Doyle’s first historical novel, Micah Clarke, is set in seventeenth century England against the background of Monmouth’s Rebellion. As he always did in his historical fiction, in which he intended to portray the actual conditions of life at the time the novels were set, he paid meticulous attention to actual detail. In the Sherlock Holmes stories, Doyle seems not to have cared whether Dr. Watson’s old war wound was in his shoulder or his knee, whether the good doctor’s Christian name was John or James, whether there were one or two Mrs. Watsons, but his period novels show none of this casualness. For Micah Clarke, the author had carefully explored the area around Portsmouth, where most of the action takes place. He also did careful research into the dress, customs, and speech of the era. Indeed, it was its “mode of speech” that caused both Blackwoods and Bentley, Ltd. to reject the novel; this same period diction makes the novel extremely slow going for the modern reader.

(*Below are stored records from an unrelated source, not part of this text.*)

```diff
+def gemm_group(members, force_split=0, workspace=None):
+    global gemm_group_calls
+    n = len(members)
+    if n == 0:
+        return
+    lb = lib()
+    descs = (L.GemmDesc * n)(*[_wgrad_desc(m) for m in members])
+    need = lb.dfu_gemm_group_ws_bytes(descs, n, int(force_split))
+    if need < 0:
+        check(L.DFU_E_INVALID, "dfu_gemm_group_ws_bytes")
+    if workspace is None and need > 0:
+        workspace = torch.empty(need, dtype=torch.uint8, device=members[0][7].device)
+    nbytes = workspace.numel() * workspace.element_size() if workspace is not None else 0
+    rc = lb.dfu_gemm_group(descs, n, ptr(workspace), nbytes, int(force_split), stream_ptr())
+    if rc:
+        check(rc, "dfu_gemm_group")
+    gemm_group_calls += 1
+    if gemm_record is not None:
+        for m in members:
+            M, N, K, A, _, B, _, C, _, _, conv = m
+            d = _wgrad_desc(m)
+            ref = ctypes.byref(d)
+            ws = None
+            wsn = lb.dfu_gemm_workspace_bytes(ref)
+            if wsn > 0:
+                ws = torch.empty(wsn, dtype=torch.uint8, device=C.device)
+                d.workspace, d.workspace_bytes = ws.data_ptr(), int(wsn)
+                cnt = tile_counters(C.device)
+                d.tile_counters, d.tile_counters_len = cnt.data_ptr(), cnt.numel()
+            flops = 2.0 * M * N * K
+            gemm_record.append((d, flops, _algorithmic_bytes(d, conv),
+                                (A, B, C, None, None, None, None, ws, None), flops))
+
+
 def gemm_set_tail_split(enable):
     return int(lib().dfu_gemm_set_tail_split(int(bool(enable))))
 
diff --git a/include/dfu_hip.h b/include/dfu_hip.h
--- a/include/dfu_hip.h
+++ b/include/dfu_hip.h
@@ -88,6 +88,9 @@
 int dfu_gemm_set_persistent(int32_t mode);
 int dfu_gemm_set_inkernel_reduce(int32_t enable);
 int dfu_gemm_set_tail_split(int32_t enable);
+int dfu_gemm_group(const dfu_gemm_desc* members, int32_t n, void* workspace,
+                   int64_t workspace_bytes, int32_t force_split, void* stream);
+int64_t dfu_gemm_group_ws_bytes(const dfu_gemm_desc* members, int32_t n, int32_t force_split);
 int dfu_gemm_f32(int32_t M, int32_t N, int32_t K, const float* A, int64_t sam, int64_t sak,
                  const float* B, int64_t sbn, int64_t sbk, float* C, int64_t ldc,
                  const float* bias, int32_t relu, int32_t accumulate, void* workspace,
```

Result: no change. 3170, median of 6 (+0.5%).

Like most of Doyle’s characters, those in Micah Clarke are modeled on real individuals. Micah Clarke, the gallant young man fighting zealously for a lost cause, is largely based on young Doyle himself, protesting hopelessly at Stonyhurst against outmoded courses of study, unfair punishments, and censorship of his letters home. Ruth Timewell, the cloyingly sweet young heroine, depicts the quiet, meek Touie Doyle, who at the time the novel was written represented her husband’s ideal of womanhood. In spite of the critical acclaim Micah Clarke received when it was originally published, few people would consider it the stirring tale of adventure that its author did, although parts of it, especially the description of the climactic Battle of Sedgmoor and the portrait of the evil Judge Jeffreys, retain some interest for the modern reader.

The White Company

The White Company, Doyle’s second venture into the historical genre, and its companion piece, Sir Nigel, have worn slightly better. Like its predecessor, The White Company is distinguished by its scrupulous re-creation of the entire spectrum of life in fourteenth century England. Once again, Doyle’s preoccupation with noble causes is reflected in the interests of his characters, members of a small but dedicated mercenary company who set off for the Continent to fight for England during the Hundred Years War.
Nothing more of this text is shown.